The most important fields of PD are described below:

**next**: if the process is in the ready queue, **next** contains a pointer to the next process in the ready queue, or NIL if there is no next process.

pstate: defines the process state and can have the following values:

- CURRENT (0): the state of the process that is currently being executed. On each computer module, only one process can be in this state. Normally this is the highest priority process that has been in the ready queue for the longest time. The only exception is when activation of ISPs has temporarily been disabled by a call to Disable. In that case, when a ISP is un-blocked, it is not immediately activated even though it has a higher priority than the current process.
- READY(1): the process is ready to be executed.
- BLOCKED (2): the process is blocked. This is the state of a process that has just been created.
- TERMINATED (3): the process is terminated. When a process terminates, it is removed from all queues, and all references to the process descriptor are removed. Therefore, this process state can never occur.
- RECEIVING (4): the process is waiting until it receives a message.
- WAIT\_FOR\_EVENT (5): the process is waiting for an event. Events are not supported in the current kernel version.
- WAIT\_FOR\_SEMAPHORE(6): the process is waiting for a semaphore.

- BLOCKED\_ON\_SEND (7): the process has been sending information and is waiting for a reply.
- DELAY (8): the process is delayed for a specified amount of time, and will be restarted by the clock process.
- WAIT\_FOR\_COMMONSEMAPHORE (9): the process is waiting for a common semaphore.
- DEBUG\_TRAPPED (10): the process is trapped for debugging. In the current kernel version, debugging is not supported.
- BLOCKED\_ON\_COMREG (11): the process is waiting until a message is received via the communication register. This is used for communication between processors.
- WAIT\_FOR\_COMMONEVENT (12): the process is waiting for a common event. Common events are supported, but are not used in the current kernel version.
- AWAIT\_INTERRUPT (13): the (interrupt service) process is waiting for an interrupt.
- SEND\_TO\_MBX (14): the process has sent a message to a mailbox, and is waiting for a reply.
- *RECEIVE\_FROM\_MBX* (15): the process is waiting until it receives information from a mailbox.

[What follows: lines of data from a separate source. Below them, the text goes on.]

_P, _I, _F, _L = C.c_void_p, C.c_int, C.c_float, C.c_int64
SIGNATURES = {
    "gvk_gemm_nt_bf16": [C.POINTER(GemmDesc), _P],
    "gvk_gemm_nt_f32": [C.POINTER(GemmDesc), _P],
    "gvk_patchify_f32": [_P, _P, _I, _I, _I, _I, _I, _I, _I, _P],
    "gvk_transpose_f32": [_P, _P, _I, _I, _P],
    "gvk_transpose_bf16": [_P, _P, _I, _I, _P],
    "gvk_copy_async": [_P, _P, C.c_size_t, _P],
    "gvk_copy_f32_strided": [_P, _P, _I, _I, _I, _P],
    "gvk_cast_f32_bf16": [_P, _P, _L, _P],
    "gvk_transpose_cast_f32_bf16": [_P, _P, _I, _I, _P],
    "gvk_pack_split_bf16": [_P, _I, _P, _P, _I, _I, _I, _I, _P],
    "gvk_prompt_up_fix": [_P, _P, _P, _P, _I, _I, _I, _I, _I, _P],
    "gvk_layernorm_fwd_fix": [_P, _P, _P, _P, _P, _P, _I, _I, _F, _P, _P, _P, _I, _I, _I, _P],
    "gvk_patchify_bf16": [_P, _P, _I, _I, _I, _I, _I, _I, _I, _P],
    "gvk_layernorm_fwd": [_P, _P, _P, _P, _P, _P, _P, _I, _I, _F, _P],
    "gvk_layernorm_bwd": [C.POINTER(LnBwdDesc), _P],
    "gvk_layernorm_bwd_affine": [_P, _P, _P, _P, _P, _P, _P, _I, _I, _I, _P],
    "gvk_attention_fwd": [C.POINTER(AttentionDesc), _P],
    "gvk_attention_bwd": [C.POINTER(AttentionDesc), _P],
    "gvk_qkv_prescale_bf16": [_P, _I, _I, _I, _F, _P],
    "gvk_prompt_up_fix_stats": [_P, _P, _P, _P, _P, _P, _I, _P, _P, _P, _I, _I, _I, _I, _I, _F, _P],
    "gvk_attention_colsum_bf16": [_P, _P, _P, _I, _P, _I, _I, _I, _I, _I, _I, _P],
    "gvk_rollout_step": [_P, _P, _P, _I, _I, _I, _P],
    "gvk_attention_gradcolsum_bf16": [_P, _P, _P, _I, _P, _I, _P, _I, _I, _I, _I, _I, _I, _P],
    "gvk_relevance_step": [_P, _P, _P, _I, _I, _I, _P],
    "gvk_unpatchify_f32": [_P, _P, _P, _P, _I, _I, _I, _I, _I, _I, _I, _I, _F, _F, _P],
    "gvk_patch_reduce_f32": [_P, _P, _I, _I, _I, _I, _I, _I, _I, _I, _P],
    "gvk_evp_highpass_sign": [_P, _P, _P, _P, _P, _I, _I, _I, _I, _P],
    "gvk_evp_highpass_linear": [_P, _P, _P, _P, _I, _I, _I, _I, _I, _P],
    "gvk_skinny_down": [C.POINTER(SkinnyDownDesc), _P],
    "gvk_skinny_up": [C.POINTER(SkinnyUpDesc), _P],
    "gvk_outer_reduce": [C.POINTER(OuterDesc), _P],
    "gvk_small_wgrad": [_P, _P, _P, _P, _I, _I, _I, _I, _P],
    "gvk_ln_lowrank_affine": [_P, _P, _P, _P, _P, _P, _P, _P, _P, _I, _I, _I, _P],
    "gvk_colsum": [_P, _P, _P, _I, _I, _I, _P],
    "gvk_reduce_batch": [C.POINTER(ReduceJob), _I, _P, _P],
    "gvk_param_grads": [C.POINTER(PgradOuter), _I, C.POINTER(ReduceJob), _I, _P, _L, _P, _I, _P, _I, _I, _P],
    "gvk_window_attn_fwd": [C.POINTER(WindowAttnDesc), _P],
    "gvk_window_attn_bwd": [C.POINTER(WindowAttnDesc), _P],
    "gvk_gpa_fwd": [C.POINTER(GpaDesc), _P],
    "gvk_gpa_bwd": [C.POINTER(GpaDesc), _P],
    "gvk_window_attn_colsum": [C.POINTER(WindowColsumDesc), _P],
    "gvk_gpa_attn_maps": [C.POINTER(GpaMapsDesc), _P],
    "gvk_rows_broadcast": [_P, _P, _P, _I, _I, _I, _I, _I, _P],
    "gvk_rows_batch_sum": [_P, _P, _P, _I, _I, _I, _I, _I, _I, _P],
    "gvk_small_linear_fwd": [_P, _P, _P, _P, _I, _I, _I, _P],
    "gvk_small_linear_bwd": [_P, _P, _P, _P, _P, _P, _I, _I, _I, _I, _P],
    "gvk_vpt_repack_fwd": [_P, _P, _P, _I, _I, _I, _I, _I, _I, _P],
    "gvk_vpt_repack_bwd": [_P, _P, _I, _I, _I, _I, _I, _I, _P],
    "gvk_cast_bf16_f32_strided": [_P, _P, _I, _I, _I, _P],
    "gvk_lora_merge_f32": [_P, _P, _P, _P, _P, _P, _I, _I, _F, _P],
    "gvk_layernorm_fwd_proj": [_P, _P, _P, _P, _P, _P, _I, _I, _F, C.POINTER(RowProjDesc), _P],
    "gvk_layernorm_bwd_up": [_P, _P, _P, _P, _P, _P, _P, _P, _P, _P, _I, _I, _I, _I, _P],
    "gvk_ssf_fold_weight": [_P, _P, _P, _P, _I, _I, _I, _P],
    "gvk_ssf_fold_vec": [_P, _P, _P, _P, _I, _P],
    "gvk_ssf_colgrad": [C.POINTER(SsfColgradDesc), _P],
    "gvk_ssf_ln_grad": [_P, _P, _P, _P, _P, _P, _I, _P],
    "gvk_ssf_head_grad": [_P, _P, _P, _P, _P, _P, _P, _P, _P, _I, _I, _I, _I, _I, _I, _P],
    "gvk_dvpt_fwd": [C.POINTER(DvptDesc), _P],
    "gvk_dvpt_bwd": [C.POINTER(DvptDesc), _P],
    "gvk_scale_dev": [_P, _P, C.c_int64, _P],
    "gvk_evp_highpass": [_P, _P, _P, _P, _I, _I, _I, _I, _P],
    "gvk_pad2d_f32": [_P, _I, _I, _I, _I, _P, _I, _I, _I, _P],
    "gvk_add2d_f32": [_P, _I, _P, _I, _P, _I, _I, _I, _P],
    "gvk_gelu_fwd_f32": [_P, _P, C.c_int64, _P],
    "gvk_gelu_bwd_f32": [_P, _P, _P, C.c_int64, _P],
    "gvk_rows_patch": [_P, _P, _P, _I, _I, _I, _I, _I, _I, _P],
    "gvk_rows_gather": [_P, _P, _I, _I, _I, _I, _I, _P],
    "gvk_sumsq": [_P, C.c_int64, _P, _P, _P],
    "gvk_adam_step": [C.POINTER(AdamDesc), _P],
    "gvk_loss_fwd_bwd": [C.POINTER(LossDesc), _P],
    "gvk_dropout_rows": [C.POINTER(DropoutDesc), _P],
    "gvk_volume_minmax": [_P, _P, _I, _L, _P],
    "gvk_rescale_intensity": [_P, _P, _P, _P, _I, _L, _F, _F, _P],
    "gvk_spatial_transform": [_P, _P, _P, _P, _P, _I, _I, _I, _I, _P],
    "gvk_gaussian_blur3d": [_P, _P, _P, _P, _P, _I, _I, _I, _I, _I, _P],
    "gvk_intensity_pointwise": [_P, _P, _P, _P, _P, _P, _I, _I, _I, _I, _I, _P],
    "gvk_motion_artifact": [_P, _P, _P, _P, _P, _P, _I, _I, _I, _I, _I, _P],
    "gvk_eval_rows": [_P, _P, _P, _P, _P, _I, _I, _P],
    "gvk_ovr_auc_counts": [_P, _P, _P, _I, _I, _P],
    "gvk_memset_async": [_P, _I, C.c_size_t, _P],
    "gvk_seed_advance": [_P, C.c_uint64, _P],
    "gvk_scale_f32": [_P, _F, C.c_long, _P],
    "gvk_head_fwd": [C.POINTER(HeadDesc), _P],
    "gvk_head_bwd": [C.POINTER(HeadDesc), _P],
    "gvk_patch_rank": [_P, _P, _I, _I, _P],
    "gvk_patch_mask_rank": [_P, _P, _P, _P, _P, _I, _I, _I, _P],
    "gvk_patch_mask_box": [_P, _P, _I, _I, _I, _I, _P],
    "gvk_perturb_volume": [_P, _P, _P, _P, _P, _I, _P, _I, _I, _I, _I, _I, _I, _I, _I, _P],
    "gvk_perturb_scores": [_P, _P, _P, _P, _P, _P, _P, _I, _I, _I, _I, _P],
    "gvk_curve_auc": [_P, _P, _P, _I, _I, _I, _P],
    "gvk_tta_volumes": [_P, _P, _P, _P, _I, _I, _I, _I, _I, _P],
    "gvk_predictive_stats": [_P, _P, _P, _P, _P, _P, _P, _P, _P, _I, _I, _I, _P],
    "gvk_calibration_bins": [_P, _P, _P, _P, _P, _P, _P, _I, _I, _I, _P],
    "gvk_token_pool": [_P, _P, _I, _I, _I, _I, _I, _P],
    "gvk_l2_normalize_rows": [_P, _P, _P, _I, _I, _F, _P],
    "gvk_feature_topk": [C.POINTER(FeatureTopkDesc), _P],
    "gvk_knn_vote": [_P, _P, _P, _P, _P, _I, _I, _I, _I, _I, _F, _P],
    "gvk_class_means": [_P, _P, _P, _P, _I, _I, _I, _P],
}
NO_STREAM = {"gvk_last_error": (C.c_char_p, []), "gvk_device_check": (C.c_int, []), "gvk_abi_version": (C.c_int, []),
             "gvk_attention_bwd_ws_bytes": (C.c_size_t, [C.c_int, C.c_int, C.c_int]),
             "gvk_attention_bwd_status_offset": (C.c_size_t, [C.c_size_t]),
             "gvk_gpa_gate_param_count": (C.c_int, [C.c_int, C.c_int]), "gvk_gemm_stat_parts": (C.c_int, [C.c_int]), "gvk_minmax_partials": (C.c_int, []),
             "gvk_param_grads_scratch": (C.c_int64, [C.POINTER(PgradOuter), C.c_int, C.POINTER(ReduceJob), C.c_int, C.c_int, C.c_int]),
             "gvk_feature_topk_slabs": (C.c_int, [C.c_int, C.c_int, C.c_int]),
             "gvk_plan_begin": (C.c_int, []), "gvk_plan_end": (C.c_int, []), "gvk_plan_abort": (C.c_int, []),
             "gvk_plan_size": (C.c_int, [C.c_int]), "gvk_plan_replay": (C.c_int, [C.c_int]), "gvk_plan_free": (C.c_int, [C.c_int]),
             "gvk_plan_event_record": (C.c_int, [_P]), "gvk_plan_event_wait": (C.c_int, [_P, C.c_int]),
             "gvk_plan_event_record_fenced": (C.c_int, [_P]), "gvk_plan_event_stream_wait": (C.c_int, [C.c_int, C.c_int, _P]),
             "gvk_plan_set_timing": (C.c_int, [C.c_int]),
             "gvk_plan_event_elapsed": (C.c_int, [C.c_int, C.c_int, C.c_int, C.POINTER(C.c_float)])}
STRUCTS = {"gvk_gemm_desc": GemmDesc, "gvk_skinny_down_desc": SkinnyDownDesc, "gvk_skinny_up_desc": SkinnyUpDesc,
           "gvk_outer_desc": OuterDesc, "gvk_window_attn_desc": WindowAttnDesc, "gvk_gpa_desc": GpaDesc, "gvk_window_colsum_desc": WindowColsumDesc, "gvk_gpa_maps_desc": GpaMapsDesc, "gvk_head_desc": HeadDesc, "gvk_reduce_job": ReduceJob, "gvk_pgrad_outer": PgradOuter, "gvk_rowproj_desc": RowProjDesc, "gvk_attention_desc": AttentionDesc, "gvk_adam_desc": AdamDesc, "gvk_loss_desc": LossDesc, "gvk_dropout_desc": DropoutDesc, "gvk_ssf_colgrad_desc": SsfColgradDesc, "gvk_dvpt_desc": DvptDesc,
           "gvk_feature_topk_desc": FeatureTopkDesc}

DIAG_SIGNATURES = {}
DIAG_NO_STREAM = {"gvk_plan_nop_stream": (C.c_int, [_P]), "gvk_plan_nop_clear": (C.c_int, [])}

_lib = None


class GavikoHipError(RuntimeError):
    pass


def load() -> C.CDLL:
    global _lib
    if _lib is not None:
        return _lib
    if not os.path.exists(LIB_PATH):
        raise GavikoHipError(
            f"{LIB_PATH} not found: build it with `python -m gaviko_amd.build` (hipcc, gfx950). "
            "gaviko_amd has no CPU or eager fallback.")
    lib = C.CDLL(LIB_PATH)
    for name, (res, args) in NO_STREAM.items():
        fn = getattr(lib, name)
        fn.restype, fn.argtypes = res, args
    for name, args in SIGNATURES.items():
        fn = getattr(lib, name)
        fn.restype, fn.argtypes = C.c_int, args
    if DIAG:
        for name, (res, args) in DIAG_NO_STREAM.items():
            fn = getattr(lib, name)
            fn.restype, fn.argtypes = res, args
        for name, args in DIAG_SIGNATURES.items():
            fn = getattr(lib, name)
            fn.restype, fn.argtypes = C.c_int, args
    if lib.gvk_abi_version() != ABI_VERSION:
        raise GavikoHipError(f"{LIB_PATH} has ABI version {lib.gvk_abi_version()}, these bindings describe {ABI_VERSION}: rebuild with "
                             "`python -m gaviko_amd.build`")
    _lib = lib
    return lib


def check(rc: int, what: str) -> None:
    if rc != 0:
        raise GavikoHipError(f"{what} failed (rc={rc}): {load().gvk_last_error().decode()}")


_device_ok = False


def require_device() -> None:
    global _device_ok
    if _device_ok:
        return
    if not torch.cuda.is_available():
        raise GavikoHipError("no HIP device visible: gaviko_amd runs on MI355X (gfx950) only and has no CPU fallback")
    rc = load().gvk_device_check()
    if rc != 950:
        raise GavikoHipError(f"gvk_device_check: {load().gvk_last_error().decode()}")
    _device_ok = True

prio: The process priority (0-15). Priority 0 is reserved for the NULL process. Priorities 8-15 are reserved exclusively for ISPs.

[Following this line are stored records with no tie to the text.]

template <int DT, int DK, int DV, bool VROW, int NW, int KS = 1, bool QK_PAIR = false>
__global__ __launch_bounds__(NW * 64, NW >= 8 ? 1 : 2) void flash_attn_kernel(const FlashParams p) {
    static_assert(!QK_PAIR || (DK == 32 && DT == PIO_DT_F16), "pair-operand Q K^T: the DK = 32 fp16 instantiations");
    typedef typename Op<DT>::T T;
    typedef typename Op<DT>::V8 V8;
    typedef typename Op<DT>::V4 V4;
    typedef short tr4 __attribute__((__vector_size__(4 * sizeof(short))));
    static_assert(!VROW || DV == 128 || DV == 64 || DV == 32 || DV == 160, "row-major V: swizzles exist for these widths");
    constexpr int KT = 64;
    constexpr int K_TILE = KT * DK * 2;
    constexpr int K_STG = QK_PAIR ? 2 * K_TILE : K_TILE;
    constexpr int V_TILE = DV * KT * 2;
    constexpr int KCPR = DK / 8;
    constexpr int KRPB = 16 / KCPR;
    constexpr int K_PIECES = K_TILE / 1024;
    constexpr int V_PIECES = V_TILE / 1024;
    constexpr int NDT = DV / 32;
    constexpr int NQS = DK / 16;
    constexpr int OROW = DV * 2 + 16;
    static_assert(KS == 1 || ((KS == 2 || KS == 4) && NW == 4 * KS), "key split: KS groups of four waves");
    constexpr int NWQ = NW / KS;
    constexpr int MRG = KS > 1 ? (KS - 1) * NWQ * 64 * (NDT * 16 + 2) * 4 : 0;
    constexpr int RING = 2 * KS * (K_STG + V_TILE), OSTG = NW * 32 * OROW;
    constexpr int SM0 = RING > OSTG ? RING : OSTG;
    __shared__ __attribute__((aligned(16))) char smem[SM0 > MRG ? SM0 : MRG];

    const int tid = threadIdx.x;
    const int lane = tid & 63;
    const int wave = __builtin_amdgcn_readfirstlane(tid >> 6);
    const int r32 = lane & 31, hh = lane >> 5;
    int bid = blockIdx.x;
    const int nblk = gridDim.x;
    if ((nblk & 7) == 0) bid = (bid & 7) * (nblk >> 3) + (bid >> 3);
    const int qt = bid % p.nqt, bh = bid / p.nqt;
    const int b = bh / p.H, h = bh % p.H;
    const int qb = KS == 1 ? wave : wave % NWQ, kh = KS == 1 ? 0 : wave / NWQ;
    const int q0 = qt * (NWQ * 32) + qb * 32;

    const T *Qg = (const T *)p.Q + b * p.sQb + (int64_t)h * DK;
    const T *Kg = (const T *)p.K + b * p.sKb + (int64_t)h * DK;
    const T *Vg = (const T *)p.VT + b * p.sVb + (VROW ? (int64_t)h * DV : (int64_t)h * DV * p.ldvt);
    const T *zsrc = (const T *)g_zero_chunk_f;
    const T *Klg = nullptr;
    if constexpr (QK_PAIR) Klg = (const T *)p.K_lo + b * p.sKb + (int64_t)h * DK;

    V8 qf[NQS];
    V8 ql[QK_PAIR ? NQS : 1];

    const int ntiles_all = (p.Tk + KT - 1) / KT;
    const int ntiles = ntiles_all / KS;
    const int tile0 = kh * ntiles;

    auto stage = [&](int kt, int buf) {
        char *kb = smem + (buf * KS + kh) * (K_STG + V_TILE);
        char *vb = kb + K_STG;
        const int k0 = (tile0 + kt) * KT;
        for (int pc = qb; pc < K_PIECES; pc += NWQ) {
            const int row = pc * (64 / KCPR) + lane / KCPR;
            const int slot = lane % KCPR;
            const int c = slot ^ ((row / KRPB) & (KCPR - 1));
            int key = k0 + row;
            key = key < p.Tk ? key : p.Tk - 1;
            const T *src = Kg + (int64_t)key * p.ldk + c * 8;
            __builtin_amdgcn_global_load_lds((const __attribute__((address_space(1))) void *)src,
                                             (__attribute__((address_space(3))) void *)(kb + pc * 1024), 16, 0, 0);
            if constexpr (QK_PAIR)
                __builtin_amdgcn_global_load_lds(
                    (const __attribute__((address_space(1))) void *)(Klg + (int64_t)key * p.ldk + c * 8),
                    (__attribute__((address_space(3))) void *)(kb + K_TILE + pc * 1024), 16, 0, 0);
        }
        if constexpr (VROW) {
            constexpr int VCPR = DV / 8;
            for (int pc = qb; pc < V_PIECES; pc += NWQ) {
                const int idx = pc * 64 + lane;
                const int row = idx / VCPR;
                const int slot = idx - row * VCPR;
                const int c = slot ^ vrow_swz<DV>(row);
                int key = k0 + row;
                key = key < p.Tk ? key : p.Tk - 1;
                const T *src = Vg + (int64_t)key * p.ldvt + c * 8;
                __builtin_amdgcn_global_load_lds((const __attribute__((address_space(1))) void *)src,
                                                 (__attribute__((address_space(3))) void *)(vb + pc * 1024), 16, 0,
                                                 0);
            }
        } else
        for (int pc = qb; pc < V_PIECES; pc += NWQ) {
            const int row = pc * 8 + (lane >> 3);
            const int slot = lane & 7;
            const int c = slot ^ ((row >> 1) & 7);
            const int kcol = k0 + c * 8;
            const T *src = (kcol < p.ldvt) ? Vg + (int64_t)row * p.ldvt + kcol : zsrc;
            __builtin_amdgcn_global_load_lds((const __attribute__((address_space(1))) void *)src,
                                             (__attribute__((address_space(3))) void *)(vb + pc * 1024), 16, 0, 0);
        }
    };

    f32x16 oacc[NDT];
#pragma unroll
    for (int i = 0; i < NDT; ++i)
#pragma unroll
        for (int j = 0; j < 16; ++j) oacc[i][j] = 0.f;
    float m_run = -INFINITY;
    float l_run = 0.f;

    int k_off[2];
#pragma unroll
    for (int t = 0; t < 2; ++t) k_off[t] = (32 * t + r32) * (DK * 2);
    const int k_swz = (r32 / KRPB) & (KCPR - 1);
    const int v_swz = (r32 >> 1) & 7;

    stage(0, 0);
    {
        int q = q0 + r32;
        q = q < p.Tq ? q : p.Tq - 1;
        const T *qrow = Qg + (int64_t)q * p.ldq + 8 * hh;
#pragma unroll
        for (int s = 0; s < NQS; ++s) qf[s] = *(const V8 *)(qrow + 16 * s);
        if constexpr (QK_PAIR) {
            const T *lrow = (const T *)p.Q_lo + b * p.sQb + (int64_t)h * DK + (int64_t)q * p.ldq + 8 * hh;
#pragma unroll
            for (int s = 0; s < NQS; ++s) ql[s] = *(const V8 *)(lrow + 16 * s);
        }
    }
    for (int kt = 0; kt < ntiles; ++kt) {
        asm volatile("s_waitcnt vmcnt(0)" ::: "memory");
        __syncthreads();
        if (kt + 1 < ntiles) stage(kt + 1, (kt + 1) & 1);
        const char *kb = smem + ((kt & 1) * KS + kh) * (K_STG + V_TILE);
        const char *vb = kb + K_STG;

        f32x16 sacc[2];
#pragma unroll
        for (int t = 0; t < 2; ++t) {
#pragma unroll
            for (int j = 0; j < 16; ++j) sacc[t][j] = 0.f;
            if constexpr (QK_PAIR) {
                V8 kh_f[NQS], kl_f[NQS];
#pragma unroll
                for (int s = 0; s < NQS; ++s) {
                    const int chunk = (2 * s + hh) ^ k_swz;
                    kh_f[s] = *(const V8 *)(kb + k_off[t] + chunk * 16);
                    kl_f[s] = *(const V8 *)(kb + K_TILE + k_off[t] + chunk * 16);
                }
#pragma unroll
                for (int s = 0; s < NQS; ++s) sacc[t] = Op<DT>::mfma32(kl_f[s], qf[s], sacc[t]);
#pragma unroll
                for (int s = 0; s < NQS; ++s) sacc[t] = Op<DT>::mfma32(kh_f[s], ql[s], sacc[t]);
#pragma unroll
                for (int s = 0; s < NQS; ++s) sacc[t] = Op<DT>::mfma32(kh_f[s], qf[s], sacc[t]);
            } else
#pragma unroll
            for (int s = 0; s < NQS; ++s) {
                const int chunk = (2 * s + hh) ^ k_swz;
                const V8 kf = *(const V8 *)(kb + k_off[t] + chunk * 16);
                sacc[t] = Op<DT>::mfma32(kf, qf[s], sacc[t]);
            }
        }
        const bool tail = KS == 1 && (kt == ntiles - 1) && (p.Tk % KT != 0);
        float mx = -INFINITY;
        if (tail) {
#pragma unroll
            for (int t = 0; t < 2; ++t)
#pragma unroll
                for (int i = 0; i < 16; ++i) {
                    const int key = (tile0 + kt) * KT + 32 * t + (i & 3) + 8 * (i >> 2) + 4 * hh;
                    if (key >= p.Tk) sacc[t][i] = -INFINITY;
                }
        }
#pragma unroll
        for (int t = 0; t < 2; ++t)
#pragma unroll
            for (int i = 0; i < 16; ++i) mx = fmaxf(mx, sacc[t][i]);
        mx = fmaxf(mx, __shfl_xor(mx, 32, 64)) * p.scale_log2;
        const float m_new = fmaxf(m_run, mx);
        const float alpha = __builtin_amdgcn_exp2f(m_run - m_new);
        m_run = m_new;
        float psum = 0.f;
#pragma unroll
        for (int t = 0; t < 2; ++t)
#pragma unroll
            for (int i = 0; i < 16; ++i) {
                const float e = __builtin_amdgcn_exp2f(fmaf(sacc[t][i], p.scale_log2, -m_new));
                sacc[t][i] = e;
                psum += e;
            }
        l_run = l_run * alpha + psum;
        if (__builtin_amdgcn_ballot_w64(alpha != 1.0f) != 0) {
#pragma unroll
            for (int d = 0; d < NDT; ++d)
#pragma unroll
                for (int j = 0; j < 16; ++j) oacc[d][j] *= alpha;
        }

        V8 pf[2][2];
#pragma unroll
        for (int t = 0; t < 2; ++t)
#pragma unroll
            for (int s = 0; s < 2; ++s)
#pragma unroll
                for (int j = 0; j < 8; ++j) pf[t][s][j] = Op<DT>::from_f32(sacc[t][8 * s + j]);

pid: The process identifier, which is a 32 bit number associated with each process in the system. Each process has a number that is system wide unique. The 16 most significant bits are determined by the geographical location of the process: the first byte contains the number of the node, and the second byte contains the number of the processor within a node. The 16 least significant bits are a unique number within the processor module.

psp: When a context switch occurs, all processor registers of the current process are put on the supervisor stack. The supervisor stack pointer is then copied to psp, and is used when the process is re-activated.

**srp**, **crp**: The MMU root pointers for supervisor- and user mode respectively. These define the start address of the MMU translation table for each process. Within the process descriptor, the position of **srp** and **crp** relative to **psp** must not be changed, because this relative position is used in the context switch routine *cswitch*.

#### H.2 Task descriptor

The task descriptor contains information about the MMU tables of a task. The memory used for a task descriptor is allocated together with the memory used for storing the MMU tables when a new task is created.

| typedef struct {    |                                   |
|---------------------|-----------------------------------|
| SLONG               | nr_pages;                         |
| SLONG               | <pre>nr_of_processes;</pre>       |
| LONGTABLEDESCRIPTOR | <pre>*level_b0_descriptors;</pre> |
| LONGPAGEDESCRIPTOR  | <pre>*user_code_area;</pre>       |
| LONGPAGEDESCRIPTOR  | <pre>*user_data_area;</pre>       |
| LONGPAGEDESCRIPTOR  | <pre>*user_heap_area;</pre>       |
| SLONG               | <pre>nr_of_code_pages;</pre>      |
| SLONG               | <pre>nr_of_data_pages;</pre>      |
| SLONG               | <pre>nr_of_heap_pages;</pre>      |
| } TASKDESCRIPTOR:   |                                   |

nr\_pages: The number of memory pages used by the task descriptor plus the MMU tables.

nr\_of\_processes: The number of processes is the task. When a process is created, nr\_of\_processes is incremented, and when a process is terminated, it is decremented. If a process is terminated and nr\_of\_processes reaches 0, the memory used by the task, as well as the memory used by the task descriptor is released.

The other fields in the task descriptor contain the start addresses of MMU descriptor tables and the sizes of these tables.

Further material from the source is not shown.